Vient ensuite la transformation des conditions matérielles de combattre dans une révolution technique militaire qui s’étend sur cent ans des années 1840 à la fin de la Seconde Guerre mondiale. Sa première poussée est une augmentation phénoménale de la puissance de feu. Les fusils à âme rayés tirent toujours plus loin, plus vite et plus précisément, suivis des canons et des armes automatiques, et pendant ce temps on se déplace toujours à pied ou à cheval et on commande avec des messagers. Cela place les penseurs militaires dans la perplexité. Que va-t-on demander aux soldats pour s’adapter au nouveau contexte? Faut-il combattre de manière dispersée pour échapper aux feux? C’est l’esprit des bataillons de Chasseurs, mais cela suscite de nombreuses réticences. Combattre caché, camouflé voire couché et qui plus est en tenue terne, est qualifié de «combat d’Indiens» par les adeptes du combat debout, en ligne et en bel uniforme, qui constatent aussi plus sérieusement que les soldats non contrôlés ne parviennent pas à s’emparer d’une position et se contentent de «tirailler». Il y a donc une autre tendance qui considère qu’il faut surmonter le blocage par un surcroit d’énergie et d’esprit de sacrifice par des assauts résolus sous la conduite d’officiers ardents.

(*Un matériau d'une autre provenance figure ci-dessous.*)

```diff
@@ -381,6 +385,7 @@
             wl2 = *reinterpret_cast<const uint4 *>(pl_ + 2 * wq_); wl3 = *reinterpret_cast<const uint4 *>(pl_ + 3 * wq_); \
         }                                                                                                             \
     }
+#define GEMM_SPLIT_FETCH(K0) { GEMM_SPLIT_FETCH_A(K0) GEMM_SPLIT_FETCH_W(K0) }
     auto stage_row = [&](const float4 &v0, const float4 &v1, bool , int k, int row, int boff = 0) {
         float x[8] = {v0.x, v0.y, v0.z, v0.w, v1.x, v1.y, v1.z, v1.w};
         if (a.pro == 2) {
@@ -430,6 +435,16 @@
         for (int d = 1; d < QD; ++d) {
             GEMM_SPLIT_FETCH((d * SK < a.K ? d : 0) * SK)
             RING_TAKE(d)
+        }
+    }
+    constexpr int AD = NJ == 2 ? GEMM_ACT_DEPTH : 1;
+    float4 ra0[AD], ra1[AD];
+    if constexpr (NJ == 2) {
+        ra0[0] = xa0; ra1[0] = xa1;
+#pragma unroll
+        for (int d = 1; d < AD; ++d) {
+            GEMM_SPLIT_FETCH_A((d * SK < a.K ? d : a.K / SK - 1) * SK)
+            ra0[d] = xa0; ra1[d] = xa1;
         }
     }
     if (a.pro == 2) {
@@ -496,6 +511,28 @@
                 GSTAMP(1)
                 __syncthreads();
                 GSTAMP(2)
+            }
+        }
+    } else if constexpr (NJ == 2) {
+        const int S = a.K / SK;
+        for (int s0 = 0; s0 < S; s0 += AD) {
+#pragma unroll
+            for (int d = 0; d < AD; ++d) {
+                const int s = s0 + d;
+                GSTAMP(0)
+                stage_row(ra0[d], ra1[d], rv0, s * SK + kg, ar);
+                *reinterpret_cast<uint4 *>(&Wh[wu]) = wh0; *reinterpret_cast<uint4 *>(&Wh[wu + 8]) = wh1;
+                *reinterpret_cast<uint4 *>(&Wh[wu + 16]) = wh2; *reinterpret_cast<uint4 *>(&Wh[wu + 24]) = wh3;
+                *reinterpret_cast<uint4 *>(&Wl[wu]) = wl0; *reinterpret_cast<uint4 *>(&Wl[wu + 8]) = wl1;
+                *reinterpret_cast<uint4 *>(&Wl[wu + 16]) = wl2; *reinterpret_cast<uint4 *>(&Wl[wu + 24]) = wl3;
+                GSTAMP(1)
+                __syncthreads();
+                GSTAMP(2)
+                GEMM_SPLIT_FETCH_W((s + 1 < S ? s + 1 : S - 1) * SK)
+                GEMM_SPLIT_FETCH_A((s + AD < S ? s + AD : S - 1) * SK)
+                ra0[d] = xa0; ra1[d] = xa1;
+                mfma_stage();
+                __syncthreads();
             }
         }
     } else {
@@ -662,6 +699,8 @@
 #endif
 }
 #undef GEMM_SPLIT_FETCH
+#undef GEMM_SPLIT_FETCH_A
+#undef GEMM_SPLIT_FETCH_W
 
 int gemm_rows_per_tile() { return 64; }
 
@@ -681,7 +720,7 @@
         return e ? atoi(e) : -1;
     }();
     const int narrow_max = narrow_env >= 0 ? narrow_env : 2 * device_cus();
-    const bool narrow = (long long)row_tiles * (a.Nout / SN) < narrow_max;
+    const bool narrow = (long long)row_tiles * (a.Nout / SN) < narrow_max || (a.K / SK) % GEMM_ACT_DEPTH != 0;
     const bool half = a.epi == 2 && a.Cb && a.C2b && !a.C2;
     if (narrow) {
         static const int quarter_env = [] {
```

La nouveauté de l’époque est aussi que l’on sait ce qui se passe ailleurs. On est frappé en France par la victoire des Japonais face à la Russie (1904-1905) et on s’identifie facilement à eux face aux Allemands. Le courant «sacrificiel», soutenu par un renouveau spirituel catholique, s’impose et est connu depuis sous l’appellation de l’«offensive à outrance». L’idée, portée initialement par de jeunes officiers contre leurs anciens, est de terminer la guerre au plus vite, car, croit-on, la France ne peut concurrencer la puissante Allemagne sur la durée, et pour cela il faut faire preuve de la plus grande agressivité possible en portant le maximum de troupes à l’avant et «sauter à la gorge de l’ennemi dès qu’on le rencontrera» selon les mots du colonel de Grandmaison, le représentant le plus connu de cette école de pensée.

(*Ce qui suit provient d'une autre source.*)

__device__ __forceinline__ double row_const(const float *rows, unsigned nrows, unsigned r, int k)
{
    auto g = [&](int id) { return rows[(unsigned)(id - OCN_DX) * nrows + r]; };
    auto rc = [&](int j) { return ((const double *)(rows + recip_offset(nrows)))[(unsigned)j * nrows + r]; };
    switch (k) {
    case RC_DX: return D(g(OCN_DX));
    case RC_DY: return D(g(OCN_DY));
    case RC_DXT: return D(g(OCN_DXT));
    case RC_DYT: return D(g(OCN_DYT));
    case RC_DXH: return D(g(OCN_DXH));
    case RC_DYH: return D(g(OCN_DYH));
    case RC_DXB: return D(g(OCN_DXB));
    case RC_DYB: return D(g(OCN_DYB));
    case RC_RDXT: return rc(OCN_RC_DXT);
    case RC_RDYH: return rc(OCN_RC_DYH);
    case RC_RDXH: return rc(OCN_RC_DXH);
    case RC_RDYT: return rc(OCN_RC_DYT);
    case RC_RDXB: return rc(OCN_RC_DXB);
    case RC_RDYB: return rc(OCN_RC_DYB);
    case RC_RAT0: case RC_RAT1: case RC_RAT2: case RC_RAT3:
        return D(rows[(unsigned)(kNumRowFields + k - RC_RAT0) * nrows + r]);
    case RC_RLH: return D(g(OCN_RLH_S));
    case RC_DY2: { const float a = g(OCN_DY); return D(a * a); }
    case RC_DX2: { const float a = g(OCN_DX); return D(a * a); }
    case RC_AREA: { const float a = g(OCN_DX) * g(OCN_DY); return D(a); }
    case RC_RAREA: return rc(OCN_RC_AREA);
    case RC_DXB2: { const float a = g(OCN_DXB); return D(a * a); }
    case RC_DYB2: { const float a = g(OCN_DYB); return D(a * a); }
    case RC_RDSELF: { const float a = g(OCN_R_DISS); const float rd = a + a; return D(rd); }
    case RC_RDNEXT: {
        const float a = g(OCN_R_DISS), an = rows[(unsigned)(OCN_R_DISS - OCN_DX) * nrows + min(r + 1, nrows - 1)];
// ... 13 lines not shown
    const unsigned hi = c == 0 ? 0x7ff00000u : 0x3ff00000u - ((c >> 1) << 20);
    return __builtin_bit_cast(double, (unsigned long long)hi << 32);
}

constexpr int kRing = 5;

struct StepRegs {
    template <class T> struct Win {
        T r[kRing];
        template <int PH> __device__ __forceinline__ T &s(int k) { return r[(PH + k) % kRing]; }
        template <int PH> __device__ __forceinline__ T s(int k) const { return r[(PH + k) % kRing]; }
        template <int PH> __device__ __forceinline__ T at(int dx, int dy) const
        {
            if (dy < -1 || dy > 2) ocn_march_bad_access();
            return shz(s<PH>(dy + 1), dx);
        }
        __device__ __forceinline__ void rotate() { r[0] = r[1]; r[1] = r[2]; r[2] = r[3]; }
    };
    Win<double> u, v, up, vp, ssh, shp, hr, mu;
    Win<unsigned> bits;
    double rhsx, rhsy;
    Win<double> hu, hv, hh, hu1, hv1, vort, stt, sts;
    Win<double> w0, w1;
    Win<double> pu, pv, vh, t3, cx, rr, dt, dxq;
    Win<double> w0r, vr;
    const __attribute__((address_space(4))) float *rows;
    const __attribute__((address_space(4))) double *rcp;
    unsigned nrows, rn;
    double qb, qc;
    double tau, inv_tau, f;
    int32_t *nbp;
    bool cnt;
    int pj;
    double fyx, fyy, vht, a2t;
    double hr0, mu0;
    const __attribute__((address_space(3))) double *lds;
    unsigned rlo;
    template <bool LDS> __device__ __forceinline__ double cst(int k, int dy) const
    {
        if (LDS) return lds[(rn + dy - rlo) * kRowC + k];
        switch (k) {
        case RC_RDXT: return rc(OCN_RC_DXT, dy);
        case RC_RDYH: return rc(OCN_RC_DYH, dy);
        case RC_RDXH: return rc(OCN_RC_DXH, dy);
        case RC_RDYT: return rc(OCN_RC_DYT, dy);
        case RC_RDXB: return rc(OCN_RC_DXB, dy);
        case RC_RDYB: return rc(OCN_RC_DYB, dy);
        case RC_RAREA: return rc(OCN_RC_AREA, dy);
        default: break;
        }
        return row_const_s(k, dy);
    }
    __device__ __forceinline__ double row_const_s(int k, int dy) const
    {
        auto g = [&](int id) { return met(id, dy); };
        switch (k) {
        case RC_DX: return D(g(OCN_DX));
        case RC_DY: return D(g(OCN_DY));
        case RC_DXT: return D(g(OCN_DXT));
        case RC_DYT: return D(g(OCN_DYT));
        case RC_DXH: return D(g(OCN_DXH));
        case RC_DYH: return D(g(OCN_DYH));
        case RC_DXB: return D(g(OCN_DXB));
        case RC_DYB: return D(g(OCN_DYB));
        case RC_RAT0: case RC_RAT1: case RC_RAT2: case RC_RAT3: return D(met(OCN_DX + kNumRowFields + k - RC_RAT0, dy));
        case RC_RLH: return D(g(OCN_RLH_S));
        case RC_DY2: { const float a = g(OCN_DY); return D(a * a); }
        case RC_DX2: { const float a = g(OCN_DX); return D(a * a); }
        case RC_AREA: { const float a = g(OCN_DX) * g(OCN_DY); return D(a); }
        case RC_DXB2: { const float a = g(OCN_DXB); return D(a * a); }
        case RC_DYB2: { const float a = g(OCN_DYB); return D(a * a); }
        case RC_RDSELF: { const float a = g(OCN_R_DISS); const float rd = a + a; return D(rd); }
// ... 9 lines not shown
    {
        return rows[(unsigned)(id - OCN_DX) * nrows + row(dy)];
    }
    __device__ __forceinline__ double rc(int k, int dy) const
    {
        return rcp[(unsigned)k * nrows + row(dy)];
    }
    __device__ __forceinline__ void rotate()
    {
        u.rotate(); v.rotate(); up.rotate(); vp.rotate(); ssh.rotate(); shp.rotate(); hr.rotate(); mu.rotate();
        bits.rotate();
        hu.rotate(); hv.rotate(); hh.rotate(); hu1.rotate(); hv1.rotate(); vort.rotate(); stt.rotate(); sts.rotate();
        w0.rotate(); w1.rotate(); pu.rotate(); pv.rotate(); vh.rotate(); t3.rotate(); cx.rotate(); rr.rotate();
        w0r.rotate(); vr.rotate();
        dt.rotate(); dxq.rotate();
    }
    template <int PH> __device__ __forceinline__ unsigned bit(int id, int dx, int dy) const
    {
        return (bits.at<PH>(dx, dy) >> id) & 1u;
    }
    template <int PH> __device__ __forceinline__ float mk(int id, int dx, int dy) const
    {
        return (bits.at<PH>(dx, dy) >> id) & 1u ? 1.0f : 0.0f;
    }
    template <int PH> __device__ __forceinline__ double mkd(int id, int dx, int dy) const
    {
        const unsigned hi = ((bits.at<PH>(dx, dy) >> id) & 1u) * 0x3ff00000u;
        return __builtin_bit_cast(double, (unsigned long long)hi << 32);
    }
};

#define OCN_MD(id, dy) D(x.met((id), (dy)))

La guerre est un révélateur et la confrontation de cette vision avec la réalité montre un décalage catastrophique. À la fin du mois d’août 1914, on compte plusieurs milliers, jusqu’à plus de 20000, de soldats français tués pour la plupart dans des assauts stériles. La figure du soldat qu’il aurait fallu former apparaît ensuite dans l’épreuve : résistant plus qu’ardent, stoïque plus qu’homérique, travailleur, technicien et tacticien précis sur quelques centaines de mètres encombrés. Dans un mépris peu différent de celui des armées d’ancien régime, on ne croyait pas ça possible. Dans ses deux années de service avant-guerre, le conscrit artilleur n’était formé que sur quatre types de tir au canon de 75 mm. On croyait alors avoir atteint sa limite cognitive. Pendant la guerre, le même soldat en fera six fois plus. La contradiction entre la dispersion nécessaire et le contrôle obligatoire des fantassins qui hantait tant les esprits est résolue en faisant confiance aux jeunes sergents à qui on confie le commandement tactique d’un groupe de combat. À l’inverse de la Révolution française où la redéfinition des valeurs et des vertus ou plus exactement la redéfinition de ceux qui pouvaient les porter avait modifié la réalité, c’est cette fois la guerre industrielle qui impose ce qui est désormais vertueux et ceux qui le sont.

Si ce sont les sociétés qui sécrètent ses valeurs à défendre, ce sont surtout les contextes qui modèlent les vertus qui serviront à les défendre. Or ces contextes, que cela vienne des évolutions politiques, idéologiques, techniques ou autres, sont désormais très changeants. Il faut donc régulièrement se demander si ce que le comportement que l’on croit vertueux sur le champ de bataille est vraiment adapté ou s’il ne va pas conduire à une catastrophe.

Le 9 février 1933, à l’issue d’un débat célèbre de l’Oxford Union Society, les membres de la prestigieuse université, marqués par le souvenir des horreurs de la Grande Guerre, votent à une écrasante majorité leur refus de mourir «pour le Roi et la Patrie» si ceux-ci se trouvaient menacés. Six ans plus tard, dès le début de la nouvelle guerre la Royal Air Force vient au même endroit recruter des pilotes parmi les étudiants. Les volontaires affluent en masse. Le contexte avait changé, et il est vrai qu’on ne leur demandait pas alors de mourir de la même façon.